TASK INSTRUCTIONS → Reproduce exactly the lines that run from the start of the records below to the line with "-58,8 +57,8 @@", inclusive.

*** PROVIDED DATA Section Begins ***

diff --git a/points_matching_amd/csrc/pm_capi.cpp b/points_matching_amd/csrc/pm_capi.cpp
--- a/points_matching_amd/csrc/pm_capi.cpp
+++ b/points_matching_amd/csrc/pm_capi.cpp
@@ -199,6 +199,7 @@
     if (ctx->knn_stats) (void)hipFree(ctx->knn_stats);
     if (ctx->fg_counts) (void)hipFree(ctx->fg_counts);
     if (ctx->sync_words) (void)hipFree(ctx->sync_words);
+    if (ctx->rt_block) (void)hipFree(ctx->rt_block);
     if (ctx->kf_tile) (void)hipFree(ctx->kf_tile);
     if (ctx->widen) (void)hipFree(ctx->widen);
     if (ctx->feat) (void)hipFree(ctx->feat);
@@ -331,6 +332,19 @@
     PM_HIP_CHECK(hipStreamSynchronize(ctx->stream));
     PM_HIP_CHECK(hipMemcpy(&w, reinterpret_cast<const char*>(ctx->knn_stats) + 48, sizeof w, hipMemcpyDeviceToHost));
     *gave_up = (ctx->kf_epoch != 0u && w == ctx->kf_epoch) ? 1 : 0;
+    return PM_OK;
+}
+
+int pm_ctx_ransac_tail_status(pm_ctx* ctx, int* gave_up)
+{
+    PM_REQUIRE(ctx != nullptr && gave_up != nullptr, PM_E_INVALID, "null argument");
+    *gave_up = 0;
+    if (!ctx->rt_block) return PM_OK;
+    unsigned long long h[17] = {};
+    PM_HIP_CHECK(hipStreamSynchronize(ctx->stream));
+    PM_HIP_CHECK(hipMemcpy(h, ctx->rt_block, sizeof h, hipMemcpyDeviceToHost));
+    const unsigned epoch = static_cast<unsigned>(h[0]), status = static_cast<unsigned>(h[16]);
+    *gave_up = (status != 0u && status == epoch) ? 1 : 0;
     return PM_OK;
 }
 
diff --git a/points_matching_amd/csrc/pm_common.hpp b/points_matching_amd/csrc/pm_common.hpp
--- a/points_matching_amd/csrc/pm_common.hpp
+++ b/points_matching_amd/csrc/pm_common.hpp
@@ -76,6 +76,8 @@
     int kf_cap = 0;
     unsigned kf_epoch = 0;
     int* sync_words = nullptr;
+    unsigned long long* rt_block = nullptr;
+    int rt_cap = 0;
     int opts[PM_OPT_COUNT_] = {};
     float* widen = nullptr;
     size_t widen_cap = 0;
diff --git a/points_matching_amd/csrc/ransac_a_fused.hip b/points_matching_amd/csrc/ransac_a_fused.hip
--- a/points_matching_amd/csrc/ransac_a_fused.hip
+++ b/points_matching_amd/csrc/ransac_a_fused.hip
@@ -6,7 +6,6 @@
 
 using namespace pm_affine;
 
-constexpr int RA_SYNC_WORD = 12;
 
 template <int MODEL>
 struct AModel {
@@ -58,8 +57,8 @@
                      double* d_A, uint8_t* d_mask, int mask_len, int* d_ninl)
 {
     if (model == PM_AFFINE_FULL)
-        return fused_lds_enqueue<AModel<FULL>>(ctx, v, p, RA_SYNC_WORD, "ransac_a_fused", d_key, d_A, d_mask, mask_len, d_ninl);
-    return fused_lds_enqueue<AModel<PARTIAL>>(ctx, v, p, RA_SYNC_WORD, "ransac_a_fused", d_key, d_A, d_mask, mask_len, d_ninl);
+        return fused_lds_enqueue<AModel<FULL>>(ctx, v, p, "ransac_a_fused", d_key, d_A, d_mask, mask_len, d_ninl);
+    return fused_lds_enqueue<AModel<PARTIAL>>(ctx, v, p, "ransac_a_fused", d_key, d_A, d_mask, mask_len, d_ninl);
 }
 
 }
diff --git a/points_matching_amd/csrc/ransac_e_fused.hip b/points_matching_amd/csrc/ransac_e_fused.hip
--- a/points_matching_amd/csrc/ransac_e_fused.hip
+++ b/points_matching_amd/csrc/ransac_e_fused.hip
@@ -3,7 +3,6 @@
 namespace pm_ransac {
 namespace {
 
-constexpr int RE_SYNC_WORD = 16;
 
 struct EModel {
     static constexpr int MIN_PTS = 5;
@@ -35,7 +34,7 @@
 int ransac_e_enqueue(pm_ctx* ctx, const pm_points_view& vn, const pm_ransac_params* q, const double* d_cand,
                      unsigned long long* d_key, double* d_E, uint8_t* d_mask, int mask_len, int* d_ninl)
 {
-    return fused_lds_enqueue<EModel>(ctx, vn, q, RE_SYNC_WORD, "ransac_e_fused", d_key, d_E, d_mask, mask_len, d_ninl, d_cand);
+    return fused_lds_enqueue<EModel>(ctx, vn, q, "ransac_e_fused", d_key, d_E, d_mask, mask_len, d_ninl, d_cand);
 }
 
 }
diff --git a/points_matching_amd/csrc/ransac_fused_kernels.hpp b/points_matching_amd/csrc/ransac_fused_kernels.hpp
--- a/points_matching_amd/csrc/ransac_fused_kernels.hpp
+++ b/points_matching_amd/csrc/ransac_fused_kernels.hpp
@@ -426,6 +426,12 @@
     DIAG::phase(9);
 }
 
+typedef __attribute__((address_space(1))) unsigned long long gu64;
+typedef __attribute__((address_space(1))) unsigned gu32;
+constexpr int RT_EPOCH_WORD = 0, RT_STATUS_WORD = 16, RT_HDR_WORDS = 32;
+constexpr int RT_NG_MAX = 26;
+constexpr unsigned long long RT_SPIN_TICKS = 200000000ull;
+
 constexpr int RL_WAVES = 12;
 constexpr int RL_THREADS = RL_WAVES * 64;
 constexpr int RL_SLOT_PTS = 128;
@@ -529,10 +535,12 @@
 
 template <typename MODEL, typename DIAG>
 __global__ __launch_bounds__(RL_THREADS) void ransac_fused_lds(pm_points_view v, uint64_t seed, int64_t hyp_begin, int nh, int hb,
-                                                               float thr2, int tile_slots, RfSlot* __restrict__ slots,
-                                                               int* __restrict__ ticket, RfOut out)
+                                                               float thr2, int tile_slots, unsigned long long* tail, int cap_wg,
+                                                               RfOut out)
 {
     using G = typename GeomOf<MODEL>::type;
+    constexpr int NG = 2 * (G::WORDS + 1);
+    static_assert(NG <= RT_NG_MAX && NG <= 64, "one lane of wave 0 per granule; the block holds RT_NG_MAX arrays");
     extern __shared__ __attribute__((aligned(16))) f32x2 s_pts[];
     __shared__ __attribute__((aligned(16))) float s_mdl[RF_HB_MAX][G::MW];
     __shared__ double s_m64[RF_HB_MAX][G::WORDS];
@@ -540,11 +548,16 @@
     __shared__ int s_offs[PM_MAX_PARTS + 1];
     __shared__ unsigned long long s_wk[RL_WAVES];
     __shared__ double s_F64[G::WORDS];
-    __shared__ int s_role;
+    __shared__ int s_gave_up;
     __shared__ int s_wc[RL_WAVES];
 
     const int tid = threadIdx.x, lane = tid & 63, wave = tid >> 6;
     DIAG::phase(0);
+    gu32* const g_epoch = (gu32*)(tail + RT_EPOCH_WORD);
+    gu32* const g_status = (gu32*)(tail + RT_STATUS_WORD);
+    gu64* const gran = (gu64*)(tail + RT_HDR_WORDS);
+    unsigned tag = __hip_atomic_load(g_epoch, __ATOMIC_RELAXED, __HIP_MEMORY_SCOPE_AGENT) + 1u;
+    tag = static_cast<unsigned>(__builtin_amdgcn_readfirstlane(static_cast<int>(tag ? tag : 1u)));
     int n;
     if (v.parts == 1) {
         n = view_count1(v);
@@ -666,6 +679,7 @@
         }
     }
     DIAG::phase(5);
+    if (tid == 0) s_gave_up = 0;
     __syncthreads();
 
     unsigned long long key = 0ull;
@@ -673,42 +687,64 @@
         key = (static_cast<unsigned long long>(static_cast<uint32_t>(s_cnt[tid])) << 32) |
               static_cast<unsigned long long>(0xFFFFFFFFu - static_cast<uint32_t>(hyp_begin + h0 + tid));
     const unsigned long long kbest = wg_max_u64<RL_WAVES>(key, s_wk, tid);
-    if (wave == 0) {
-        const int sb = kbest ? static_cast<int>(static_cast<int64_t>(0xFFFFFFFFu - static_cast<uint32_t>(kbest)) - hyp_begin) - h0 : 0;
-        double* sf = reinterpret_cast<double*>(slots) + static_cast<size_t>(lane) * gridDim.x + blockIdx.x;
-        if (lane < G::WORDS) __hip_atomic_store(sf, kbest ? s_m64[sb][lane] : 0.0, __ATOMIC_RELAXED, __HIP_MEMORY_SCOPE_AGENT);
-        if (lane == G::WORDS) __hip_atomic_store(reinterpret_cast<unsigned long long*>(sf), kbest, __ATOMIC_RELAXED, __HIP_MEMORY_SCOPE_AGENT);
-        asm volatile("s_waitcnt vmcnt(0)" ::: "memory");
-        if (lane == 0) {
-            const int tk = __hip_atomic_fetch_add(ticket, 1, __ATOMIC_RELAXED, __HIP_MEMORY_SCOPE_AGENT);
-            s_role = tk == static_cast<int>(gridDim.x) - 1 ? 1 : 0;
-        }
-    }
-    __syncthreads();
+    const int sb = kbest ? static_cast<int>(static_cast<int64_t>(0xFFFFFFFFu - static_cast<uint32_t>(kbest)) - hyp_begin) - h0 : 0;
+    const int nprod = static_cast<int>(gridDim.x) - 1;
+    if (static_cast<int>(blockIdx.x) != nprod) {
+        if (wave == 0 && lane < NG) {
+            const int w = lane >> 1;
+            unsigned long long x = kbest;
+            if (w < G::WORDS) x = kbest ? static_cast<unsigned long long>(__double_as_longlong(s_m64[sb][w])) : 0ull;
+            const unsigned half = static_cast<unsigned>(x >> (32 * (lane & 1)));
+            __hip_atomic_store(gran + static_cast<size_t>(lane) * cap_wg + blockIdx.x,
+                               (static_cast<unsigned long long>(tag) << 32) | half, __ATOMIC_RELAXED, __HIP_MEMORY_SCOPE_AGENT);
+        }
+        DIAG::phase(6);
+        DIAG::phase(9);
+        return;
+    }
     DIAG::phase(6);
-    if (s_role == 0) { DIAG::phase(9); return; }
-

*** PROVIDED DATA Section Ends ***

SOLUTION →
diff --git a/points_matching_amd/csrc/pm_capi.cpp b/points_matching_amd/csrc/pm_capi.cpp
--- a/points_matching_amd/csrc/pm_capi.cpp
+++ b/points_matching_amd/csrc/pm_capi.cpp
@@ -199,6 +199,7 @@
     if (ctx->knn_stats) (void)hipFree(ctx->knn_stats);
     if (ctx->fg_counts) (void)hipFree(ctx->fg_counts);
     if (ctx->sync_words) (void)hipFree(ctx->sync_words);
+    if (ctx->rt_block) (void)hipFree(ctx->rt_block);
     if (ctx->kf_tile) (void)hipFree(ctx->kf_tile);
     if (ctx->widen) (void)hipFree(ctx->widen);
     if (ctx->feat) (void)hipFree(ctx->feat);
@@ -331,6 +332,19 @@
     PM_HIP_CHECK(hipStreamSynchronize(ctx->stream));
     PM_HIP_CHECK(hipMemcpy(&w, reinterpret_cast<const char*>(ctx->knn_stats) + 48, sizeof w, hipMemcpyDeviceToHost));
     *gave_up = (ctx->kf_epoch != 0u && w == ctx->kf_epoch) ? 1 : 0;
+    return PM_OK;
+}
+
+int pm_ctx_ransac_tail_status(pm_ctx* ctx, int* gave_up)
+{
+    PM_REQUIRE(ctx != nullptr && gave_up != nullptr, PM_E_INVALID, "null argument");
+    *gave_up = 0;
+    if (!ctx->rt_block) return PM_OK;
+    unsigned long long h[17] = {};
+    PM_HIP_CHECK(hipStreamSynchronize(ctx->stream));
+    PM_HIP_CHECK(hipMemcpy(h, ctx->rt_block, sizeof h, hipMemcpyDeviceToHost));
+    const unsigned epoch = static_cast<unsigned>(h[0]), status = static_cast<unsigned>(h[16]);
+    *gave_up = (status != 0u && status == epoch) ? 1 : 0;
     return PM_OK;
 }
 
diff --git a/points_matching_amd/csrc/pm_common.hpp b/points_matching_amd/csrc/pm_common.hpp
--- a/points_matching_amd/csrc/pm_common.hpp
+++ b/points_matching_amd/csrc/pm_common.hpp
@@ -76,6 +76,8 @@
     int kf_cap = 0;
     unsigned kf_epoch = 0;
     int* sync_words = nullptr;
+    unsigned long long* rt_block = nullptr;
+    int rt_cap = 0;
     int opts[PM_OPT_COUNT_] = {};
     float* widen = nullptr;
     size_t widen_cap = 0;
diff --git a/points_matching_amd/csrc/ransac_a_fused.hip b/points_matching_amd/csrc/ransac_a_fused.hip
--- a/points_matching_amd/csrc/ransac_a_fused.hip
+++ b/points_matching_amd/csrc/ransac_a_fused.hip
@@ -6,7 +6,6 @@
 
 using namespace pm_affine;
 
-constexpr int RA_SYNC_WORD = 12;
 
 template <int MODEL>
 struct AModel {
@@ -58,8 +57,8 @@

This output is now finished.